Did you know that back in the day[1] there used to be a thing where people would compete to see who could search the internet for things the fastest?

They were called Internet Games, and I was a champion.

This is going back a great many years. The school expo was held every two years[2], so I competed three times Google was only just ramping up when I entered high-school, so at my first Internet Games the rules were simple: you were given a question, and had to find the answer within two minutes using your preferred search engine. Alta Vista, or Google, were the suggested choices.

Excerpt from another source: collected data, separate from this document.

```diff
diff --git a/wasmsnark_amd/csrc/prove.hip b/wasmsnark_amd/csrc/prove.hip
--- a/wasmsnark_amd/csrc/prove.hip
+++ b/wasmsnark_amd/csrc/prove.hip
@@ -421,7 +421,18 @@
     int planA = 0, planB = 0;
     if (K->sparseB && msm_plan_variant(L, 0, 2, K->maskB.as<uint8_t>(), s) == WS_OK) planB = 2;
     if (K->sparseA && msm_plan_variant(L, 0, 3, K->maskA.as<uint8_t>(), s) == WS_OK) planA = 3;
-    const bool small = overlap && (uint64_t)nv * msm_table_rows(table_cw ? table_cw : 16) < ((uint64_t)1 << 23) && L.stream3 && s != L.stream3;
+    const bool small = overlap && (uint64_t)nv * msm_table_rows(table_cw ? table_cw : 16) < ((uint64_t)1 << 23) && L.stream3 && s != L.stream3 &&
+                       tuning_get("PROVE_FULL_SIZE", 0) != 1;
+    const long side_sw = msm_tail_side_switch();
+    const bool side = overlap && L.stream3 && s != L.stream3 && s2 != L.stream3 && (side_sw == 1 || (side_sw != 0 && !small));
+    hipStream_t s_side = side ? L.stream3 : s;
+    if (side && !L.ev_tail) WS_HIP_CHECK(hipEventCreateWithFlags(&L.ev_tail, hipEventDisableTiming));
+    auto join_side = [&]() -> int {
+        if (!side) return WS_OK;
+        WS_HIP_CHECK(hipEventRecord(L.ev_tail, L.stream3));
+        WS_HIP_CHECK(hipStreamWaitEvent(s, L.ev_tail, 0));
+        return WS_OK;
+    };
     const long ch_sw = tuning_get("PROVE_CH_TAIL", 2);
     const bool ch_merge = one_call && !skip_h && !calc_h && sh.off == 0 && sh.stride == 1 && K->shard_world == 1 && !K->h_log_m && table_cw &&
                           table_cw == table_ch && nv && K->h_local && (ch_sw == 1 || (ch_sw != 0 && !small));
@@ -435,11 +446,11 @@
         WS_HIP_CHECK(hipEventRecord(L.ev_plan, s));
         WS_HIP_CHECK(hipStreamWaitEvent(s3, L.ev_plan, 0));
         msm_select_plan(L, planB);
-        rc = msm_g2_launch(L, K->pointsB2.as<Affine<Fq2>>(), true, &hB2, s3);
+        rc = msm_g2_launch(L, K->pointsB2.as<Affine<Fq2>>(), true, &hB2, s3, s3);
         msm_select_plan(L, 0);
         if (rc) return rc;
         WS_HIP_CHECK(hipEventRecord(L.ev_g2, s3));
-        rc = msm_g1_launch_batch(L, g1sets, ch_merge ? 2 : 3, true, g1slots, s, plans);
+        rc = msm_g1_launch_batch(L, g1sets, ch_merge ? 2 : 3, true, g1slots, s, plans, s_side);
         hA = g1slots[0]; hB1 = g1slots[1]; hC = g1slots[2];
         if (rc) return rc;
         if (ch_merge && (rc = msm_g1_launch_acc_only(L, K->pointsC.as<Affine<Fq>>(), true, &hC, s))) return rc;
@@ -447,20 +458,21 @@
         tr.mark("plan(w) + B2 on queue 3 + A, B1, C batched");
     } else {
         msm_select_plan(L, planB);
-        rc = msm_g2_launch(L, K->pointsB2.as<Affine<Fq2>>(), true, &hB2, s);
+        rc = msm_g2_launch(L, K->pointsB2.as<Affine<Fq2>>(), true, &hB2, s, s_side);
         msm_select_plan(L, 0);
         if (rc) return rc;
         tr.mark("plan(w) [+ variants] + launch B2");
-        rc = msm_g1_launch_batch(L, g1sets, 2, true, g1slots, s, plans);
+        rc = msm_g1_launch_batch(L, g1sets, 2, true, g1slots, s, plans, s_side);
         hA = g1slots[0]; hB1 = g1slots[1];
         if (rc) return rc;
         msm_select_plan(L, 0);
         rc = ch_merge ? msm_g1_launch_acc_only(L, K->pointsC.as<Affine<Fq>>(), true, &hC, s)
-                      : msm_g1_launch(L, K->pointsC.as<Affine<Fq>>(), true, &hC, s);
+                      : msm_g1_launch(L, K->pointsC.as<Affine<Fq>>(), true, &hC, s, s);
         if (rc) return rc;
         tr.mark("launch A, B1, C");
     }
     if (skip_h) {
+        if ((rc = join_side())) return rc;
         if ((rc = msm_g1_finish(L, hA, &out->A))) return rc;
         if ((rc = msm_g1_finish(L, hB1, &out->B1))) return rc;
         if (after_ab1) after_ab1(*out);
@@ -477,12 +489,13 @@
     msm_select_plan(L, (s2 != s || ch_merge) ? 1 : 0);
     rc = msm_plan_dev(L, d_h + K->hlo, K->h_local, sh, s2, table_ch);
     if (!rc) rc = ch_merge ? msm_g1_launch_acc_only(L, K->pointsH.as<Affine<Fq>>(), true, &hH, s2)
-                           : msm_g1_launch(L, K->pointsH.as<Affine<Fq>>(), true, &hH, s2);
+                           : msm_g1_launch(L, K->pointsH.as<Affine<Fq>>(), true, &hH, s2, s2);
     msm_select_plan(L, 0);
     if (rc) return rc;
     if (s2 != s) { WS_HIP_CHECK(hipEventRecord(L.ev_h, s2)); WS_HIP_CHECK(hipStreamWaitEvent(s, L.ev_h, 0)); }
     bool ch_merged = false;
     if (ch_merge && (rc = msm_g1_launch_tail_merged(L, hC, hH, s, &ch_merged))) return rc;
+    if ((rc = join_side())) return rc;
     tr.mark(ch_merged ? "plan(h) + accumulate H + one tail for C + H" : "plan(h) + launch H");
     const bool g2_fin = !small;
     if (g2_fin && (rc = msm_g2_finish(L, hB2, &out->B2))) return rc;
```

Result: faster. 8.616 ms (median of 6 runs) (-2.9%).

This was back when the cutting edge of web searching technology was boolean search: where if you searched for a term “cat AND mouse”, only searches with both terms would be returned. Now days, with fuzzy logic, suggestion engines and search frequency heuristics, boolean search is something that’s somewhat of a lost art.

There was also the fun of the limited ‘non dot com’ domains. xe.net was one that tripped me up. I still won the round to do with working out the value of a certain amount of AUD in USD, but hitting a dead domain (in this case, xe.com) didn’t bring up a sad folder icon or other cute ‘uhoh’ as it does now. You had wordy error pages to contend with on Internet Explorer. Yes, people have mistaken the error pages for returned sites before (it’s not just a thing from Parks and Rec)

By the second internet games I entered, Google was the search engine to use, and this was only ~2002. Gone were the days of using search engine aggregators (a search engine for search engines. Yes, this was a thing). Most of the competition was based on who had the fastest typing skills.

By the third games, it was based on sheer luck. There was no fun in it any more. If I recall correctly, from 20 competitors (to fill the amazingly large fleet of 20 school library computers), the final games had six. It was my last year of high school, and there wasn’t a lot of competition in it any more.

So, why am I rabbling on about ‘back in my day’?

Well, in the last few days I’ve been splunking[3], and I’ve been recalling the old tricks of the trade. It’s been quite fun. I was able to skills from the one ‘sport’ I’ve been a pro at, and use them to help others. That totally makes me a super hero. If I don’t know the answer to something, and the goal is to find the answer as quickly as possible, I’ll immediately go to Google, or a specific site, and use those advanced terms to my advantage. At one job I used to be called ‘Google’ because co-workers could throw a question over the cube parition wall and I’d be able to answer it quicker than they could search for it. Most of the time this interaction was verbal, so they may not have realised I was cheating (Sorry, Jared. Or Chris. One of you).

Like being able to trawl man pages or knowing your resistor colours bands by heart, there are some skills that people can acquire that make them seem legendary, and this is mine and it’s kinda neat.

But of course, this power does have limitations. Especially searching for parameter flags in linux command lines. I can never remember what the -z in if [ -z blah ] means and I’ll be darned if Google doesn’t want to ‘help’ and remove the punctuation for me, silently. Get off my lawn, I know what I’m looking for, dang it.

[1] “You’re not old, you’re just in production

[2] Because using ‘biennial’ here would be confusing.